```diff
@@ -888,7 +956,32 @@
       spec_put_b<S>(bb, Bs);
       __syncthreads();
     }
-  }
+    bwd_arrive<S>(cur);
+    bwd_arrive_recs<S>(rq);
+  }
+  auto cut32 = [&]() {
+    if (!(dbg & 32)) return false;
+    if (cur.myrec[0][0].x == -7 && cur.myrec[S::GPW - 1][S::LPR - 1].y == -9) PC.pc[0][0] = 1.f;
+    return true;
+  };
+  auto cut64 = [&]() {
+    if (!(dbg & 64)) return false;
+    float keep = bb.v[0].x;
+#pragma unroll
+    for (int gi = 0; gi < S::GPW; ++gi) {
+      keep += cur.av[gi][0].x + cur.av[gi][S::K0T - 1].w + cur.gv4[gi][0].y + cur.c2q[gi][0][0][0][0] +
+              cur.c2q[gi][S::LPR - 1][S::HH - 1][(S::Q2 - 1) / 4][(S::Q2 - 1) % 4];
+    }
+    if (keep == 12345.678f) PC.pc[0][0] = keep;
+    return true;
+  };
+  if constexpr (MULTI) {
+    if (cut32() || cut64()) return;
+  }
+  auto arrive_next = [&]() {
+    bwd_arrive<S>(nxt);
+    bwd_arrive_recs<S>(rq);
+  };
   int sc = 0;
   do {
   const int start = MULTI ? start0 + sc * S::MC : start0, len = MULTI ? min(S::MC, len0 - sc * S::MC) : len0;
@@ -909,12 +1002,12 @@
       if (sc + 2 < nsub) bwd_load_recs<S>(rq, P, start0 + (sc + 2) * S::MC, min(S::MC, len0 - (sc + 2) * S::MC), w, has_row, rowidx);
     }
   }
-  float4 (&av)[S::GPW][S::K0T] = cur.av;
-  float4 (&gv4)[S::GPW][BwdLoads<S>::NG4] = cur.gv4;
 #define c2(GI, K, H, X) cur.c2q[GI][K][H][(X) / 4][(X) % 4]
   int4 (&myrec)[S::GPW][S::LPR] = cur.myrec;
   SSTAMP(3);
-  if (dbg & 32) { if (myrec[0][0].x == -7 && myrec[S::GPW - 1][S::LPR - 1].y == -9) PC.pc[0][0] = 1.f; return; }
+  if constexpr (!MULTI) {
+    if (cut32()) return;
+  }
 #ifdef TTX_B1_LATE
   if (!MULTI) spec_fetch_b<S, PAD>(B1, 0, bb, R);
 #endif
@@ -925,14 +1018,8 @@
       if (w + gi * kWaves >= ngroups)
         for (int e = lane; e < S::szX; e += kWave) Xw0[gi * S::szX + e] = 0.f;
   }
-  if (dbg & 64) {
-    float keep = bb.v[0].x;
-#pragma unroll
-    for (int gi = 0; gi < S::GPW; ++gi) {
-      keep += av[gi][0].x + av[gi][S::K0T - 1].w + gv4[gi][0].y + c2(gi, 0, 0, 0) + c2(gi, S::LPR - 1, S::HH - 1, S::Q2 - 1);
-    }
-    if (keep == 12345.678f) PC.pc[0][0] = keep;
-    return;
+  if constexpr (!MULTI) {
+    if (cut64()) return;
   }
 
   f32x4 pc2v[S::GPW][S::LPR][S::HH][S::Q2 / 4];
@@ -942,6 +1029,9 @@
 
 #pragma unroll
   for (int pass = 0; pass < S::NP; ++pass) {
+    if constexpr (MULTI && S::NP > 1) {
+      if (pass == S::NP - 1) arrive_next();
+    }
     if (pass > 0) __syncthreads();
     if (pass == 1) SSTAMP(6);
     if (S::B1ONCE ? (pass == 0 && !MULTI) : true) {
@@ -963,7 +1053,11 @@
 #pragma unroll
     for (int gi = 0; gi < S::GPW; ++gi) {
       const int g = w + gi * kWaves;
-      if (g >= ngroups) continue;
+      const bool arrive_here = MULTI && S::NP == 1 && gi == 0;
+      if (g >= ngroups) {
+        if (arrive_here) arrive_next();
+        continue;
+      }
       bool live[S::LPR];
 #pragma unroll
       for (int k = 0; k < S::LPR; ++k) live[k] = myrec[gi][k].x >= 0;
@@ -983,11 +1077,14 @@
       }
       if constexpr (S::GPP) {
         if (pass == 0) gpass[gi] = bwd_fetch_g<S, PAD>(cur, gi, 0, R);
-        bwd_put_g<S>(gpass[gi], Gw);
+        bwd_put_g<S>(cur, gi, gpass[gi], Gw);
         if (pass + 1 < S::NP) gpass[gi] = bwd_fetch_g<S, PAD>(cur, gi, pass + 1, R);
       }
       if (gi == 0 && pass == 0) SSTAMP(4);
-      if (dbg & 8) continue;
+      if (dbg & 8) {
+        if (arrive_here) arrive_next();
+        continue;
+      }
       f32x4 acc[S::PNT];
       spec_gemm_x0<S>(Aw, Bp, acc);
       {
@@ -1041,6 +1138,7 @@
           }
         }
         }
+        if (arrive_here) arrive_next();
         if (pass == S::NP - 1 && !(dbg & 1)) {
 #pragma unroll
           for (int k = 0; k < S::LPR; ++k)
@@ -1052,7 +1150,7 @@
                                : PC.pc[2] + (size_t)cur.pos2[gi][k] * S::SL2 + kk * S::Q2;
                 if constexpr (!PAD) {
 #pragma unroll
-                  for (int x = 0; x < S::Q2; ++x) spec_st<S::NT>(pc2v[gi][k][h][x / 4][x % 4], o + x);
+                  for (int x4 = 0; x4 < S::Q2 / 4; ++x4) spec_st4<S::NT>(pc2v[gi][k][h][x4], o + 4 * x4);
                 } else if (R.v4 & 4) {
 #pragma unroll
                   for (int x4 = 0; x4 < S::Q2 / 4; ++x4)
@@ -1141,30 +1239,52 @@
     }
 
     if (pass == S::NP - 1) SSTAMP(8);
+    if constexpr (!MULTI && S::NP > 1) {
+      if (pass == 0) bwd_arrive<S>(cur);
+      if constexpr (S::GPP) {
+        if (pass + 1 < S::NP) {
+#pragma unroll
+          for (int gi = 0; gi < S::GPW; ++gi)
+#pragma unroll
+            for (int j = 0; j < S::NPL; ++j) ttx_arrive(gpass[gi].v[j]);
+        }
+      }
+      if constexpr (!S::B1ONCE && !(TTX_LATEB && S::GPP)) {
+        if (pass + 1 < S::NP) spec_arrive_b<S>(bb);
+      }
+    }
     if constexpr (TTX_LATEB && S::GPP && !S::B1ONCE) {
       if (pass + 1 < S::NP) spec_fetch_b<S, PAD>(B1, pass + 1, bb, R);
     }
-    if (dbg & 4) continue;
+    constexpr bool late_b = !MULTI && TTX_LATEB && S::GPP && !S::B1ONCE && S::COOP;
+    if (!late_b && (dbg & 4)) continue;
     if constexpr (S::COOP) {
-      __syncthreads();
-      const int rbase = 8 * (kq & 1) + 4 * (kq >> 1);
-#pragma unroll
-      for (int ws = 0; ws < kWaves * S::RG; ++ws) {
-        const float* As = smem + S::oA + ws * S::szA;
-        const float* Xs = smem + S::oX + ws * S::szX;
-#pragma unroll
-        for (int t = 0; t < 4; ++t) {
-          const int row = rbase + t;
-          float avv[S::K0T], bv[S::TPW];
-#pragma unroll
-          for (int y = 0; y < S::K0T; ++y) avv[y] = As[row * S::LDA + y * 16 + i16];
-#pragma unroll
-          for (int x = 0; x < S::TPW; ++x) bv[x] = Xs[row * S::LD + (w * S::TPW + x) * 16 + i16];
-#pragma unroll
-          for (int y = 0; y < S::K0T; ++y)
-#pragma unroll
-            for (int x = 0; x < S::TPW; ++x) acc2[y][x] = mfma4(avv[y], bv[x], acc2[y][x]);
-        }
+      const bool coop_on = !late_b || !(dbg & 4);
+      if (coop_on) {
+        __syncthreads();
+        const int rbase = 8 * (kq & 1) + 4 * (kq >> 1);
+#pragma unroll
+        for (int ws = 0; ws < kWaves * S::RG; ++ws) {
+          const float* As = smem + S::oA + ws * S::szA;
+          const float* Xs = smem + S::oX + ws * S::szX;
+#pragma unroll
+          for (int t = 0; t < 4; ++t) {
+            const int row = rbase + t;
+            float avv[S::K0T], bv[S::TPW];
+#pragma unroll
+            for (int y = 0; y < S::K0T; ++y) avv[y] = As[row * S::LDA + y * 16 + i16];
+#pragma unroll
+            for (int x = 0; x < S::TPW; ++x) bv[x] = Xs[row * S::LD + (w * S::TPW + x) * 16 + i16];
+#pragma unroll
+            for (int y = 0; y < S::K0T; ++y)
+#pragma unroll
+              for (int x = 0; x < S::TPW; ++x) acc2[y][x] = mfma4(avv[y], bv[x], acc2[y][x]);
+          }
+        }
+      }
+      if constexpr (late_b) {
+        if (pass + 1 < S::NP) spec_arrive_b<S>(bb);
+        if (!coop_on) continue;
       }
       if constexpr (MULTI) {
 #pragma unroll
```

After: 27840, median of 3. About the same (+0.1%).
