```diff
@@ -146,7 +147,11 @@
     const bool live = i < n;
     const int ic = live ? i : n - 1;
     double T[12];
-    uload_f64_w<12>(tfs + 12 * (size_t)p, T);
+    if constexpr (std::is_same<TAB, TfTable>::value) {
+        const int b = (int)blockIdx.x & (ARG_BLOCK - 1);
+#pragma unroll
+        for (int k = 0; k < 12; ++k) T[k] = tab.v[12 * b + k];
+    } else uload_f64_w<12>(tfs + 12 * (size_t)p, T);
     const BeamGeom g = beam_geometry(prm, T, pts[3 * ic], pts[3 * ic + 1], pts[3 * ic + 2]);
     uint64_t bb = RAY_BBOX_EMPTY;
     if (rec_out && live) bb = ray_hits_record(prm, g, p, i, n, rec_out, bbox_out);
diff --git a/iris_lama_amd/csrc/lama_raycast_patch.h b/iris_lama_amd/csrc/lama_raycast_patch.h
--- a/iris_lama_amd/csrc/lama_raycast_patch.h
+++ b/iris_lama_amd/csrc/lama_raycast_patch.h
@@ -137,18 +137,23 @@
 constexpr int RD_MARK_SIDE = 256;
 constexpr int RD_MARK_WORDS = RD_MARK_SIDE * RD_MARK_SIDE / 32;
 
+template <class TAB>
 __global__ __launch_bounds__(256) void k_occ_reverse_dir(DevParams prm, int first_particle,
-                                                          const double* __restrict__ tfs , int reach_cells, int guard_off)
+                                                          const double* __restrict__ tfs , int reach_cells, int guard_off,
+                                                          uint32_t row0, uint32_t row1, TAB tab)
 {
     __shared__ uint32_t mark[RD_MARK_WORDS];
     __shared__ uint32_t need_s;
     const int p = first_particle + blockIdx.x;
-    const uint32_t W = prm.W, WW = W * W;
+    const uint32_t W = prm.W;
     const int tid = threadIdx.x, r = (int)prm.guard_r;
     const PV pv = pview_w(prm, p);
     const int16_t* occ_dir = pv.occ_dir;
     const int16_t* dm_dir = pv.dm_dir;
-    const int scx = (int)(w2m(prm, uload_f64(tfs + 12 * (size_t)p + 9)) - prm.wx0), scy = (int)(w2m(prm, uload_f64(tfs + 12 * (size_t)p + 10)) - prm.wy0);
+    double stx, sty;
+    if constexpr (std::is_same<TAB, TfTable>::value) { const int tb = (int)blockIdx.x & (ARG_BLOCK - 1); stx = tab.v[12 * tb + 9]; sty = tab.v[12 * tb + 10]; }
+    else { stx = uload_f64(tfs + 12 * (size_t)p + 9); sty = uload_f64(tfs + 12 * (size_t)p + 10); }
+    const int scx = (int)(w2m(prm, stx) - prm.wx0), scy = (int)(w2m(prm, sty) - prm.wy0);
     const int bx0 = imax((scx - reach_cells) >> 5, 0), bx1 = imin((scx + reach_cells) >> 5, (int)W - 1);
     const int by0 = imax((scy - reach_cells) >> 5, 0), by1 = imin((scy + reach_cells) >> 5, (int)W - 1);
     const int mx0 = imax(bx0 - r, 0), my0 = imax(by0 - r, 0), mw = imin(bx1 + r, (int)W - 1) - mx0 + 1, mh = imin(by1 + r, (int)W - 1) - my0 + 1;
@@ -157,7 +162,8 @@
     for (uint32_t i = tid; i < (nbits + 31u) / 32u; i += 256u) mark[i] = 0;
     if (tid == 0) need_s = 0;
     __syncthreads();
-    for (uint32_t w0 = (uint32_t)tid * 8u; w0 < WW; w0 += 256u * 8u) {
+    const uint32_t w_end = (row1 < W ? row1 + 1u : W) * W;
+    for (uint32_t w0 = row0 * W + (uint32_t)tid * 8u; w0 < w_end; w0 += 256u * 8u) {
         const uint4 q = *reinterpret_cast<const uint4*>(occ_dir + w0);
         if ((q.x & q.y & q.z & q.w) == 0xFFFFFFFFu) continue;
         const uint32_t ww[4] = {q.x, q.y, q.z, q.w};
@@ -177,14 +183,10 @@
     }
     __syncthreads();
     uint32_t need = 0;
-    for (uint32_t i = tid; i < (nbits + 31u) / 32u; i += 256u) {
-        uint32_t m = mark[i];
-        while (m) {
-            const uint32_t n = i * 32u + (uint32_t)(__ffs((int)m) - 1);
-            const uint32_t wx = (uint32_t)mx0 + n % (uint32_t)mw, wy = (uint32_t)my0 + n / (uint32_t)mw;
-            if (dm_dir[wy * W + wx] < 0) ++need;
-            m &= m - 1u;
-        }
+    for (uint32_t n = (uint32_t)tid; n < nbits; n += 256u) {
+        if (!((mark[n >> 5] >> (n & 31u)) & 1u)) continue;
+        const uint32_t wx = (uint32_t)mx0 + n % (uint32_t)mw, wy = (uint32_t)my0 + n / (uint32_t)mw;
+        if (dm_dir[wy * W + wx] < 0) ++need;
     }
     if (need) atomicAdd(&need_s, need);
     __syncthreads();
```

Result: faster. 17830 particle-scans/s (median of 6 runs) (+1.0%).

☆ ☆ ☆ ☆ ☆ ☆ ☆

▸ **What the exercise asks**:
Search the material above for "blockIdx". Pull out each line where it shows up.

▸ **Exercise answer**:
+        const int b = (int)blockIdx.x & (ARG_BLOCK - 1);
     const int p = first_particle + blockIdx.x;
+    if constexpr (std::is_same<TAB, TfTable>::value) { const int tb = (int)blockIdx.x & (ARG_BLOCK - 1); stx = tab.v[12 * tb + 9]; sty = tab.v[12 * tb + 10]; }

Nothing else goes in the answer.